DATA LISTING:
************
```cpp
void setInPath(char *path) {
    engine().in_path = path ? path : "";
    std::printf("Input Files Path : %s\n", engine().in_path.c_str());
}

void setOutPath(char *path) {
    engine().out_path = path ? path : "";
    std::printf("Output Files Path : %s\n", engine().out_path.c_str());
}

void setWorkThreads(INT threads) { engine().work_threads = threads < 1 ? 1 : threads; }
INT getWorkThreads(void) { return engine().work_threads; }
void setBern(INT con) { engine().bern = con; }
// ... 55 lines not shown
    if (hip_check(hipMemcpy(batch_h, w, sizeof(int64_t) * total, hipMemcpyDeviceToHost), "copy batch_h")) return;
    if (hip_check(hipMemcpy(batch_t, w + total, sizeof(int64_t) * total, hipMemcpyDeviceToHost), "copy batch_t")) return;
    if (hip_check(hipMemcpy(batch_r, w + 2 * total, sizeof(int64_t) * total, hipMemcpyDeviceToHost), "copy batch_r")) return;
    hip_check(hipMemcpy(batch_y, w + 3 * total, sizeof(float) * total, hipMemcpyDeviceToHost), "copy batch_y");
}

size_t kge_last_error(char *buf, size_t n) {
    const std::string &s = engine().last_error;
    if (buf && n) {
        size_t k = s.size() < n - 1 ? s.size() : n - 1;
        std::memcpy(buf, s.data(), k);
        buf[k] = 0;
    }
    return s.size();
}

void kge_clear_error(void) { engine().last_error.clear(); }
int kge_device_available(void) { return device_ok() ? 1 : 0; }
const char *kge_version(void) { return "kge_mi355 0.1 (gfx950)"; }

int kge_set_option(const char *name, INT value) {
    std::string n = name ? name : "";
    if (n == "counts_force_sort") { engine().counts_force_sort = value != 0; return KGE_OK; }
    if (n == "ride_shares") { engine().ride_shares = (int)value; return KGE_OK; }
    if (n == "transr_bf16x3") { engine().transr_bf16x3 = value != 0; return KGE_OK; }
    if (n == "transr_groups") { engine().transr_groups = (int)value; return KGE_OK; }
    if (n == "transr_fuse_vec") { engine().transr_fuse_vec = value != 0; return KGE_OK; }
    if (n == "counts_fused") { engine().counts_fused = value != 0; return KGE_OK; }
    if (n == "counts_fused_diag") { engine().counts_fused_diag = (int)value; return KGE_OK; }
    if (n == "counts_fused_cap") { engine().counts_fused_cap = value > 0 ? (int)value : 0; return KGE_OK; }
    if (n == "inv_table_max_bytes") { engine().inv_table_max_bytes = value; return KGE_OK; }
    if (n == "tables_changed") { tables_written(); return KGE_OK; }
    if (n == "counts_krel") { int k = 1; while (k * 2 <= value && k < 64) k *= 2; engine().counts_krel = k; return KGE_OK; }
    if (n == "inv_carry") { engine().inv_carry = value != 0; tables_written(); return KGE_OK; }
    if (n == "emit_rounds") { engine().emit_rounds = value != 0; return KGE_OK; }
    if (n == "emit_pack") { engine().emit_pack = value != 0; return KGE_OK; }
    if (n == "float_records") { engine().float_records = value != 0; return KGE_OK; }
    if (n == "float_records_min") { engine().float_records_min = value; return KGE_OK; }
    if (n == "index_device_min") { engine().index_device_min = value; return KGE_OK; }
    if (n == "hub_copies") { engine().hub_copies = value != 0; return KGE_OK; }
    if (n == "pair_counts") { engine().pair_counts = value != 0; return KGE_OK; }
    if (n == "record_emit_event") { engine().record_emit_event = value != 0; return KGE_OK; }
    if (n == "transr_dgrad_records") { engine().transr_dgrad_records = value != 0; return KGE_OK; }
    if (n == "transr_dgrad_records_min") { engine().transr_dgrad_records_min = value; return KGE_OK; }
    if (n == "transr_lean") { engine().transr_lean = value != 0; return KGE_OK; }
    if (n == "pair_counts_min_neg") { engine().pair_counts_min_neg = (int)value; return KGE_OK; }
// ... 51 lines not shown
int kge_import_train_arrays(INT ent_total, INT rel_total, INT n, const INT *h, const INT *t, const INT *r,
                            INT new_batch_total) {
    std::string err = build_and_adopt(ent_total, rel_total, new_batch_total, n, (const int64_t *)h, (const int64_t *)t,
                                      (const int64_t *)r);
    if (!err.empty()) return fail(KGE_ERR_BAD_ARG, err);
    return KGE_OK;
}

int64_t kge_index_copy(const char *what, void *dst, int64_t bytes) {
    const KgIndex &ix = engine().index;
    if (!ix.loaded) return fail(KGE_ERR_NO_DATASET, "kge_index_copy: no dataset");
    const void *src = nullptr;
    int64_t have = 0;
    std::string w = what ? what : "";
    const bool typed = w == "type_tails" || w == "type_heads" || w == "type_bounds" || w == "typed_pos_hr" || w == "typed_pos_tr" ||
                       w == "typed_len";
    if (typed) { int rc = ensure_typed_host_index(); if (rc) return rc; }
#define KGE_ARR(name, vec) if (w == name) { src = (vec).data(); have = (int64_t)((vec).size() * sizeof((vec)[0])); }
    KGE_ARR("tails_hr", ix.tails_hr) KGE_ARR("heads_tr", ix.heads_tr) KGE_ARR("rels_ht", ix.rels_ht)
    KGE_ARR("pos", ix.pos) KGE_ARR("grp", ix.grp) KGE_ARR("ht", ix.ht)
    KGE_ARR("left_mean", ix.left_mean) KGE_ARR("right_mean", ix.right_mean) KGE_ARR("bern_prob", ix.bern_prob)
    KGE_ARR("type_tails", ix.type_tails) KGE_ARR("type_heads", ix.type_heads) KGE_ARR("type_bounds", ix.type_bounds)
    KGE_ARR("typed_pos_hr", ix.typed_pos_hr) KGE_ARR("typed_pos_tr", ix.typed_pos_tr) KGE_ARR("typed_len", ix.typed_len)
#undef KGE_ARR
    if (!src && have == 0 && !typed && w != "tails_hr" && w != "heads_tr" && w != "rels_ht" && w != "pos" && w != "grp" && w != "ht" &&
        w != "left_mean" && w != "right_mean" && w != "bern_prob")
        return fail(KGE_ERR_BAD_ARG, "kge_index_copy: unknown array " + w);
    if (dst && bytes > 0 && have > 0) std::memcpy(dst, src, (size_t)(bytes < have ? bytes : have));
    return have;
}

int kge_set_typed_sampling(INT on) {
    Engine &e = engine();
    int rc = flush_attached_sampler(nullptr);
    if (rc) return rc;
    if (on && (rc = ensure_typed_host_index())) return rc;
    e.typed_sampling = on ? 1 : 0;
    return KGE_OK;
}

int kge_typed_sampling(void) { return engine().typed_sampling; }

int kge_get_stream_states(uint64_t *dst, INT n) {
    Engine &e = engine();
    int rc = pull_streams();
    if (rc) return rc;
    for (INT i = 0; i < n && i < (INT)e.streams.size(); i++) dst[i] = e.streams[(size_t)i];
    return KGE_OK;
// ... 205 lines not shown
```

### openkeonspark_amd/csrc/engine.hpp

```cpp
#pragma once
#include <hip/hip_runtime.h>

#include <cstdint>
#include <mutex>
#include <string>
#include <vector>

#include "../../include/kge_mi355.h"
#include "kg_index.hpp"

namespace kge {

struct DeviceIndex {
    bool uploaded = false;
    int4 *pos = nullptr;
    int4 *grp = nullptr;
    int2 *ht = nullptr;
    int32_t *tails_hr = nullptr, *heads_tr = nullptr, *rels_ht = nullptr;
    float *bern_prob = nullptr;
    uint64_t *streams = nullptr;
    uint64_t *streams_next = nullptr;
    int64_t streams_cap = 0;
    int streams_sync = 0;
    int32_t *stage_i32 = nullptr;
    int64_t *stage_i64 = nullptr;
    int64_t stage_cap = 0;
    float *loss_partials = nullptr;
    unsigned *loss_ticket = nullptr;
    bool typed_uploaded = false;
    int2 *typed_len = nullptr;
    int4 *type_bounds = nullptr;
    int32_t *type_tails = nullptr, *type_heads = nullptr, *typed_pos_hr = nullptr, *typed_pos_tr = nullptr;
};

struct Engine {
    std::mutex mu;
    std::string in_path = "../data/FB15K/";
    std::string out_path = "../data/FB15K/";
    int64_t work_threads = 1;
    int64_t bern = 0;
    KgIndex index;
    LibcRand libc;
    std::vector<uint64_t> streams;
    LcgJumpTable jump = make_jump_table();
    DeviceIndex dev;
    std::string last_error;
    int device_state = 0;
    int record_emit_event = 0;
    hipEvent_t emit_done = nullptr;
    unsigned long long emit_seq = 0, emit_waited = 0;
    int time_emit = 0;
    static constexpr int kEmitRing = 512;
    hipEvent_t ev_emit0[kEmitRing] = {}, ev_emit1[kEmitRing] = {};
    long long emit_launches = 0;
    long long emit_seen = 0;
    int time_sampler = 0;
    hipEvent_t ev_samp0[kEmitRing] = {}, ev_samp1[kEmitRing] = {};
    long long samp_launches = 0, samp_seen = 0;
    float *inv_norm = nullptr;
    int64_t inv_cap = 0;
    const float *inv_for_ent = nullptr, *inv_for_rel = nullptr;
    int inv_valid = 0;
    int32_t *loss_limbs = nullptr;
    int counts_krel = 4;
    int inv_carry = 1;
    int emit_rounds = 1;
    int emit_pack = 1;
// ... 124 lines not shown
```

### openkeonspark_amd/csrc/kg_index.cpp

```cpp
#include "kg_index.hpp"

#include <algorithm>
#include <cstdio>
#include <cstdlib>
#include <cstring>
#include <numeric>

namespace kge {

namespace {

bool slurp(const std::string &path, std::vector<char> &buf) {
    FILE *f = std::fopen(path.c_str(), "rb");
    if (!f) return false;
    std::fseek(f, 0, SEEK_END);
    long n = std::ftell(f);
    std::fseek(f, 0, SEEK_SET);
    buf.resize(static_cast<size_t>(n) + 1);
    size_t got = n > 0 ? std::fread(buf.data(), 1, static_cast<size_t>(n), f) : 0;
    buf[got] = 0;
    buf.resize(got + 1);
    std::fclose(f);
    return true;
}
// ... 236 lines not shown
    f_ = (f_ + 1) % 31;
    r_ = (r_ + 1) % 31;
    return int32_t(v >> 1);
}

LcgJumpTable make_jump_table() {
    LcgJumpTable tab;
    uint64_t a = kLcgMul, c = kLcgAdd;
    for (int j = 0; j < 64; j++) {
        tab.mulA[j] = a;
        tab.addC[j] = c;
        c = a * c + c;
        a = a * a;
    }
    return tab;
}

uint64_t lcg_jump(const LcgJumpTable &tab, uint64_t state, uint64_t steps) {
    for (int j = 0; steps; j++, steps >>= 1)
        if (steps & 1) state = tab.mulA[j] * state + tab.addC[j];
    return state;
}

}
```

### openkeonspark_amd/csrc/kg_index.hpp

```cpp
#pragma once
#include <cstdint>
#include <string>
#include <vector>

namespace kge {

struct Int4 { int32_t x, y, z, w; };
struct Int2 { int32_t x, y; };

struct KgIndex {
    int64_t ent_total = 0, rel_total = 0;
    int64_t train_dup = 0;
    int64_t train_uniq = 0;
    int64_t new_batch = 0;
    std::vector<Int4> pos;
    std::vector<Int4> grp;
    std::vector<Int2> ht;
    std::vector<int32_t> tails_hr;
    std::vector<int32_t> heads_tr;
    std::vector<int32_t> rels_ht;
    std::vector<float> left_mean, right_mean, bern_prob;
    bool loaded = false;
    std::vector<int32_t> type_tails, type_heads;
    std::vector<Int4> type_bounds;
    std::vector<int32_t> typed_pos_hr, typed_pos_tr;
    std::vector<Int2> typed_len;
    bool typed_built = false;
};

std::string load_openke_dir(const std::string &dir, int64_t &ent_total, int64_t &rel_total, int64_t &new_batch,
                            std::vector<int64_t> &h, std::vector<int64_t> &t, std::vector<int64_t> &r);

bool read_all_longs(const std::string &path, std::vector<int64_t> &out);

std::string build_index(KgIndex &ix, int64_t ent_total, int64_t rel_total, int64_t new_batch, int64_t n,
                        const int64_t *h, const int64_t *t, const int64_t *r);

void relation_means(KgIndex &ix, const std::vector<int64_t> &freq_rel, const std::vector<int64_t> &groups_hr,
                    const std::vector<int64_t> &groups_tr);

std::string build_typed_index(KgIndex &ix, const std::vector<int32_t> &head_lef, const std::vector<int32_t> &head_rig,
                              const std::vector<int32_t> &head_type, const std::vector<int32_t> &tail_lef,
                              const std::vector<int32_t> &tail_rig, const std::vector<int32_t> &tail_type);

class LibcRand {
   public:
    LibcRand();
    int32_t next();

   private:
    uint32_t s_[31];
    int f_, r_;
};

constexpr uint64_t kLcgMul = 25214903917ULL;
constexpr uint64_t kLcgAdd = 11ULL;
struct LcgJumpTable { uint64_t mulA[64]; uint64_t addC[64]; };
LcgJumpTable make_jump_table();
uint64_t lcg_jump(const LcgJumpTable &tab, uint64_t state, uint64_t steps);

inline void thread_slice(int64_t batch, int64_t threads, int64_t id, int64_t &lef, int64_t &rig) {
    if (batch % threads == 0) {
        lef = id * (batch / threads);
        rig = (id + 1) * (batch / threads);
    } else {
        lef = id * (batch / threads + 1);
        rig = (id + 1) * (batch / threads + 1);
        if (rig > batch) rig = batch;
        if (lef > batch) lef = batch;
    }
}

}
```

### openkeonspark_amd/csrc/persist.hip

```cpp
#include "models_dev.hpp"
#include "optim_dev.hpp"
#include "sampler_dev.hpp"
#include "team_shape.hpp"

namespace kge {
namespace {

constexpr int kLine = 32;
constexpr unsigned kSpinLimit = 1u << 22;

struct GridBarrier {
    unsigned xcd_count[8 * kLine];
    unsigned xcd_gen[8 * kLine];
    unsigned xcd_pop[8 * kLine];
    unsigned top_count[kLine];
    unsigned flat[kLine];
    unsigned abort_flag[kLine];
};

__device__ __forceinline__ unsigned ld_agent(const unsigned *p) { return __hip_atomic_load(p, __ATOMIC_RELAXED, __HIP_MEMORY_SCOPE_AGENT); }
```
************
TASK STATEMENT:
Which lines of the listing contain the string "fail"? Copy every one of them.

TASK ANSWER:
    if (!err.empty()) return fail(KGE_ERR_BAD_ARG, err);
    if (!ix.loaded) return fail(KGE_ERR_NO_DATASET, "kge_index_copy: no dataset");
        return fail(KGE_ERR_BAD_ARG, "kge_index_copy: unknown array " + w);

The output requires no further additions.